Sybille Friedel

Traits de caractère…

Elle passe ensuite à la peinture sur porcelaine.Des contraintes encore plus grandes, une rigueur accrue et une même source d’inspiration : la Nature. Plus précisément, le marais de Larchant, « un écosystème d’exception au Sud de Paris qui m’a toujours rattaché à l’essentiel. » Toutes les plantes qui le peuplent se retrouvent immortalisées sur les assiettes, les soupières, les services à thé qu’elle orne patiemment quatre années durant dans un atelier rue de Paradis. Une fois encore, même si elle devient professeur et enseigne avec passion à des étudiants qui finiront par monter leur propre atelier, Sybille finit par se sentir à l’étroit.

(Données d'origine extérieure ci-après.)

+            if (jj == 0) { y[0][0][e] = s0; y[1][0][e] = s1; }
+            if (jj == 1) { y[0][0][e] += s0; y[1][0][e] += s1; y[0][1][e] = s0; y[1][1][e] = s1; }
+            if (jj == 2) { y[0][0][e] += s0; y[1][0][e] += s1; y[0][1][e] -= s0; y[1][1][e] -= s1; }
+            if (jj == 3) { y[0][1][e] -= s0; y[1][1][e] -= s1; }
+          }
+        }
+#pragma unroll
+        for (int i = 0; i < 2; ++i)
+#pragma unroll
+          for (int jj = 0; jj < 2; ++jj) {
+#pragma unroll
+            for (int e = 0; e < VEC; ++e) y[i][jj][e] += add[e];
+            v[k * 4 + i * 2 + jj] = gw_pack<VEC>(y[i][jj]);
+          }
+      }
+    }
+  } else {
+    const bool first = c < a.C0;
+    const bf16_t* src = first ? a.src0 + (long)b * HW * a.C0 + c : a.src1 + (long)b * HW * a.C1 + (c - a.C0);
+    const int ldc = first ? a.C0 : a.C1;
+#pragma unroll
+    for (int u = 0; u < UNITS; ++u) {
+      const int p = pp + u * ppb;
+      v[u] = gw_zero<VEC>();
+      if (active && p < HW) v[u] = gw_load<VEC>(src + (long)p * ldc);
+    }
+  }
+#pragma unroll
+  for (int u = 0; u < UNITS; ++u) {
+    bool ok;
+    const int p = unit_pixel(u, &ok);
+    if (ok) gw_store<VEC>(smem + p * RS + j * (VEC * 2), v[u]);
+  }
+  __syncthreads();
+  const int upp4 = cpg >> 2, total = HW * upp4;
+  const int sdp = 256 / upp4, sdj = 256 - sdp * upp4, sp0 = tid / upp4, sj0 = tid - sp0 * upp4;
   float s = 0.f;
-  if (a.Mprev) {
-    const int TWp = a.W >> 1, tilesp = (a.H >> 1) * TWp;
-    const long Mtp = (long)a.B * tilesp;
-    for (int idx = tid; idx < tilesp * upp; idx += 256) {
-      const int t = idx / upp, j = idx - t * upp, c = cg + j * 4;
-      const int ty = t / TWp, tx = t - ty * TWp;
-      float sm[2][4][4];
-#pragma unroll
-      for (int jj = 0; jj < 4; ++jj) {
-        float m[4][4];
-#pragma unroll
-        for (int i = 0; i < 4; ++i) {
-          const uint2 r = *(const uint2*)(a.Mprev + ((long)(i * 4 + jj) * Mtp + (long)b * tilesp + t) * a.C0 + c);
-          m[i][0] = h16lo(r.x); m[i][1] = h16hi(r.x);
-          m[i][2] = h16lo(r.y); m[i][3] = h16hi(r.y);
+  if (tid < 256) {
+    const int lim = CHAIN ? tiles * upp4 : total;
+    for (int idx = tid, p = sp0, jq = sj0; idx < lim; idx += 1024) {
+      constexpr int NP = CHAIN ? 4 : 1;
+      uint2 r[4][NP];
+#pragma unroll
+      for (int k = 0; k < 4; ++k) {
+        if (idx + 256 * k < lim) {
+          if constexpr (CHAIN) {
+            const int ty = p / TW, tx = p - ty * TW;
+#pragma unroll
+            for (int e = 0; e < 4; ++e) r[k][e] = *(const uint2*)(smem + ((2 * ty + (e >> 1)) * a.W + 2 * tx + (e & 1)) * RS + jq * 8);
+          } else {
+            r[k][0] = *(const uint2*)(smem + p * RS + jq * 8);
+          }
         }
-#pragma unroll
-        for (int e = 0; e < 4; ++e) {
-          sm[0][jj][e] = m[0][e] + m[1][e] + m[2][e];
-          sm[1][jj][e] = m[1][e] - m[2][e] - m[3][e];
+        p += sdp; jq += sdj;
+        if (jq >= upp4) { jq -= upp4; ++p; }
+      }
+#pragma unroll
+      for (int k = 0; k < 4; ++k)
+        if (idx + 256 * k < lim) {
+#pragma unroll
+          for (int e = 0; e < NP; ++e) s += (h16lo(r[k][e].x) + h16hi(r[k][e].x)) + (h16lo(r[k][e].y) + h16hi(r[k][e].y));
         }
-      }
-      float4 add = *(const float4*)(a.pbias + c);
-      if (a.prowvec) {
-        const float4 rv = *(const float4*)(a.prowvec + (long)b * a.prv_ld + a.prv_off + c);
-        add.x += rv.x; add.y += rv.y; add.z += rv.z; add.w += rv.w;
-      }
-      const float ad[4] = {add.x, add.y, add.z, add.w};
-#pragma unroll
-      for (int i = 0; i < 2; ++i)
-#pragma unroll
-        for (int jj = 0; jj < 2; ++jj) {
-          float y[4];
-#pragma unroll
-          for (int e = 0; e < 4; ++e)
-            y[e] = (jj == 0 ? sm[i][0][e] + sm[i][1][e] + sm[i][2][e] : sm[i][1][e] - sm[i][2][e] - sm[i][3][e]) + ad[e];
-          uint2 r; r.x = pack2bf(y[0], y[1]); r.y = pack2bf(y[2], y[3]);
-          const int p = (2 * ty + i) * a.W + 2 * tx + jj;
-          *(uint2*)(smem + p * RS + j * 8) = r;
-          s += (h16lo(r.x) + h16hi(r.x)) + (h16lo(r.y) + h16hi(r.y));
-        }
-    }
-  } else
-  for (int idx = tid; idx < total; idx += 256) {
-    const int p = idx / upp, j = idx - p * upp, c = cg + j * 4;
-    const uint2 r = c < a.C0 ? *(const uint2*)(a.src0 + ((long)b * HW + p) * a.C0 + c)
-                             : *(const uint2*)(a.src1 + ((long)b * HW + p) * a.C1 + (c - a.C0));
-    *(uint2*)(smem + p * RS + j * 8) = r;
-    s += (h16lo(r.x) + h16hi(r.x)) + (h16lo(r.y) + h16hi(r.y));
+    }
   }
   s = wave_sum(s);
   if ((tid & 63) == 0) red[tid >> 6] = s;
@@ -151,74 +240,79 @@
   const float n = (float)HW * (float)cpg;
   const float mean = ((red[0] + red[1]) + (red[2] + red[3])) / n;
   float q = 0.f;
-  for (int idx = tid; idx < total; idx += 256) {
-    const int p = idx / upp, j = idx - p * upp;
-    const uint2 r = *(const uint2*)(smem + p * RS + j * 8);
-    const float v[4] = {h16lo(r.x), h16hi(r.x), h16lo(r.y), h16hi(r.y)};
-#pragma unroll
-    for (int k = 0; k < 4; ++k) { const float d = v[k] - mean; q += d * d; }
+  if (tid < 256) {
+    for (int idx = tid, p = sp0, jq = sj0; idx < total; idx += 1024) {
+      uint2 r[4];
+#pragma unroll
+      for (int k = 0; k < 4; ++k) {
+        if (idx + 256 * k < total) r[k] = *(const uint2*)(smem + p * RS + jq * 8);
+        p += sdp; jq += sdj;
+        if (jq >= upp4) { jq -= upp4; ++p; }
+      }
+#pragma unroll
+      for (int k = 0; k < 4; ++k)
+        if (idx + 256 * k < total) {
+          const float f[4] = {h16lo(r[k].x), h16hi(r[k].x), h16lo(r[k].y), h16hi(r[k].y)};
+#pragma unroll
+          for (int e = 0; e < 4; ++e) { const float d = f[e] - mean; q += d * d; }
+        }
+    }
   }
   q = wave_sum(q);
-  if ((tid & 63) == 0) red[4 + (tid >> 6)] = q;
+  if ((tid & 63) == 0) red[16 + (tid >> 6)] = q;
   __syncthreads();
-  const float rstd = rsqrtf(((red[4] + red[5]) + (red[6] + red[7])) / n + a.eps);
-  for (int idx = tid; idx < total; idx += 256) {
-    const int p = idx / upp, j = idx - p * upp;
-    uint2* slot = (uint2*)(smem + p * RS + j * 8);
-    const uint2 r = *slot;
-    const float4 gm = *(const float4*)(gam_s + j * 4), bt = *(const float4*)(bet_s + j * 4);
-    const float y0 = silu_f((h16lo(r.x) - mean) * rstd * gm.x + bt.x);
-    const float y1 = silu_f((h16hi(r.x) - mean) * rstd * gm.y + bt.y);
-    const float y2 = silu_f((h16lo(r.y) - mean) * rstd * gm.z + bt.z);
-    const float y3 = silu_f((h16hi(r.y) - mean) * rstd * gm.w + bt.w);
-    uint2 o; o.x = pack2bf(y0, y1); o.y = pack2bf(y2, y3);
-    *slot = o;
+  const float rstd = rsqrtf(((red[16] + red[17]) + (red[18] + red[19])) / n + a.eps);
+  if (active) {
+    float gm[VEC], bt[VEC];
+#pragma unroll
+    for (int e = 0; e < VEC; e += 4) {
+      const float4 x = *(const float4*)(a.gamma + c + e), y = *(const float4*)(a.beta + c + e);
+      gm[e] = x.x; gm[e + 1] = x.y; gm[e + 2] = x.z; gm[e + 3] = x.w;
+      bt[e] = y.x; bt[e + 1] = y.y; bt[e + 2] = y.z; bt[e + 3] = y.w;
+    }
+#pragma unroll
+    for (int u = 0; u < UNITS; ++u) {
+      bool ok;
+      const int p = unit_pixel(u, &ok);
+      if (ok) {
+        float f[VEC];
+        gw_unpack<VEC>(v[u], f);
+#pragma unroll
+        for (int k = 0; k < VEC; ++k) f[k] = silu_f((f[k] - mean) * rstd * gm[k] + bt[k]);
+        gw_store<VEC>(smem + p * RS + j * (VEC * 2), gw_pack<VEC>(f));
+      }
+    }
   }
   __syncthreads();
-  const int TH = a.H >> 1, TW = a.W >> 1, tiles = TH * TW;
-  const long Mt = (long)a.B * tiles;
-  for (int idx = tid; idx < tiles * upp; idx += 256) {
-    const int t = idx / upp, j = idx - t * upp;
+  if (!active) return;
+  for (int it = pp; it < 4 * tiles; it += ppb) {
+    const int t = it >> 2, i = it & 3;
     const int ty = t / TW, tx = t - ty * TW;
-    float d[4][4][4];
-#pragma unroll
-    for (int r = 0; r < 4; ++r) {
-      const int y = 2 * ty - 1 + r;
-#pragma unroll
-      for (int c4 = 0; c4 < 4; ++c4) {
-        const int x = 2 * tx - 1 + c4;
-        uint2 v = uint2{0u, 0u};
-        if ((unsigned)y < (unsigned)a.H && (unsigned)x < (unsigned)a.W) v = *(const uint2*)(smem + (y * a.W + x) * RS + j * 8);
-        d[r][c4][0] = h16lo(v.x); d[r][c4][1] = h16hi(v.x);
-        d[r][c4][2] = h16lo(v.y); d[r][c4][3] = h16hi(v.y);
-      }
-    }
-    float qv[4][4][4];
-#pragma unroll
-    for (int c4 = 0; c4 < 4; ++c4)
-#pragma unroll
-      for (int e = 0; e < 4; ++e) {
-        qv[0][c4][e] = d[0][c4][e] - d[2][c4][e];
-        qv[1][c4][e] = d[1][c4][e] + d[2][c4][e];
-        qv[2][c4][e] = d[2][c4][e] - d[1][c4][e];
-        qv[3][c4][e] = d[1][c4][e] - d[3][c4][e];
-      }
-    bf16_t* dst = a.V + ((long)b * tiles + t) * C + cg + j * 4;
-#pragma unroll
-    for (int i = 0; i < 4; ++i) {
-      float v[4][4];
-#pragma unroll
-      for (int e = 0; e < 4; ++e) {
-        v[0][e] = qv[i][0][e] - qv[i][2][e];
-        v[1][e] = qv[i][1][e] + qv[i][2][e];
-        v[2][e] = qv[i][2][e] - qv[i][1][e];
-        v[3][e] = qv[i][1][e] - qv[i][3][e];
-      }
-#pragma unroll
-      for (int jj = 0; jj < 4; ++jj) {
-        uint2 o; o.x = pack2bf(v[jj][0], v[jj][1]); o.y = pack2bf(v[jj][2], v[jj][3]);
-        *(uint2*)(dst + (long)(i * 4 + jj) * Mt * C) = o;
-      }
+    const int ra = i == 0 ? 0 : i == 2 ? 2 : 1, rb = i == 0 ? 2 : i == 2 ? 1 : i == 1 ? 2 : 3;
+    const int ya = 2 * ty - 1 + ra, yb = 2 * ty - 1 + rb;
+    float qv[4][VEC];
+#pragma unroll
+    for (int c4 = 0; c4 < 4; ++c4) {
+      const int x = 2 * tx - 1 + c4;
+      GwUnit<VEC> da = gw_zero<VEC>(), db = gw_zero<VEC>();
+      if ((unsigned)x < (unsigned)a.W) {
+        if ((unsigned)ya < (unsigned)a.H) da = gw_load<VEC>(smem + (ya * a.W + x) * RS + j * (VEC * 2));
+        if ((unsigned)yb < (unsigned)a.H) db = gw_load<VEC>(smem + (yb * a.W + x) * RS + j * (VEC * 2));
+      }
+      float fa[VEC], fb[VEC];
+      gw_unpack<VEC>(da, fa);
+      gw_unpack<VEC>(db, fb);
+#pragma unroll
+      for (int e = 0; e < VEC; ++e) qv[c4][e] = i == 1 ? fa[e] + fb[e] : fa[e] - fb[e];
+    }
+    bf16_t* dst = a.V + ((long)(i * 4) * Mt + (long)b * tiles + t) * C + c;
+#pragma unroll
+    for (int jj = 0; jj < 4; ++jj) {
+      const int ca = jj == 0 ? 0 : jj == 2 ? 2 : 1, cb = jj == 0 ? 2 : jj == 2 ? 1 : jj == 1 ? 2 : 3;
+      float o[VEC];
+#pragma unroll
+      for (int e = 0; e < VEC; ++e) o[e] = jj == 1 ? qv[ca][e] + qv[cb][e] : qv[ca][e] - qv[cb][e];
+      gw_store<VEC>(dst + (long)jj * Mt * C, gw_pack<VEC>(o));
     }
   }
 }
@@ -300,25 +394,45 @@
   return cpg % 4 == 0 && cpg <= 256 && C0 % 4 == 0 && (H & 1) == 0 && (W & 1) == 0 && (size_t)H * W * (cpg * 2 + 8) <= 96 * 1024;
 }
 
+template <int VEC, int UNITS, bool CHAIN>
+static int gn_wino_input_dispatch(const GnWinoArgs& a, int blocks, int threads, int ppb, size_t lds, hipStream_t stream) {
+  static bool lds_set = false;
+  if (lds > 48 * 1024 && !lds_set) {
+    (void)hipFuncSetAttribute((const void*)gn_wino_input_kernel<VEC, UNITS, CHAIN>, hipFuncAttributeMaxDynamicSharedMemorySize, 96 * 1024);
+    lds_set = true;
+  }
+  hipLaunchKernelGGL((gn_wino_input_kernel<VEC, UNITS, CHAIN>), dim3(blocks), dim3(threads), lds, stream, a, ppb);
+  return check_launch("gn_wino_input_kernel");
+}
+
 int gn_wino_input_launch(const bf16_t* src0, int C0, const bf16_t* src1, int C1, const float* gamma, const float* beta, float eps, int G,
                          bf16_t* V, int B, int H, int W, hipStream_t stream, const bf16_t* Mprev, const float* pbias, const float* prowvec,
                          int prv_ld, int prv_off) {
   DFH_REQUIRE((src0 || Mprev) && gamma && beta && V && (C1 == 0 || src1), "null pointer");
   DFH_REQUIRE(!Mprev || (pbias && C1 == 0), "chained form: the previous conv's bias, one source");
+  DFH_REQUIRE(B > 0 && (long)B * G < (1L << 30), "bad batch");
   DFH_REQUIRE(gn_wino_ok(C0, C1, G, H, W), "shape not supported by the fused GroupNorm + input transform (gn_wino_ok)");
   GnWinoArgs a; a.src0 = src0; a.src1 = src1; a.C0 = C0; a.C1 = C1; a.gamma = gamma; a.beta = beta; a.eps = eps; a.V = V;
   a.B = B; a.H = H; a.W = W; a.G = G;
   a.Mprev = Mprev; a.pbias = pbias; a.prowvec = prowvec; a.prv_ld = prv_ld; a.prv_off = prv_off;
-  const int C = C0 + C1;
-  const size_t lds = (size_t)H * W * ((C / G) * 2 + 8);
-  static size_t lds_set = 0;
-  if (lds > 48 * 1024 && lds > lds_set) {
-    (void)hipFuncSetAttribute((const void*)gn_wino_input_kernel, hipFuncAttributeMaxDynamicSharedMemorySize, 96 * 1024);
-    lds_set = 96 * 1024;
-  }
+  const int C = C0 + C1, cpg = C / G, HW = H * W;
+  const bool v8 = !Mprev && cpg % 8 == 0 && C0 % 8 == 0 && (size_t)HW * (cpg * 2 + 16) <= 96 * 1024;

Son chemin de Damas, elle le trouve l’été 1983. Sa curiosité la pousse à suivre une amie dans le cours de maître Ung-Noo-Lee, un calligraphe coréen. Deux heures suffiront pour que la magie de l’encre, du pinceau et du papier opère. « Enfin, je tombais sur du solide, sur une force vitale incroyable. Ce jour là, j’ai compris que je n’allais plus quitter ce pinceau.» Un himalaya à la mesure de sa persévérance venait de se dresser pour longtemps devant elle.

Auparavant, Sybille n’avait jamais eu d’attirance pour l’art chinois, et encore moins pour la calligraphie. Son éducation bourgeoise très française l’avait davantage conduit vers la musique, la peinture ... les arts classiques occidentaux.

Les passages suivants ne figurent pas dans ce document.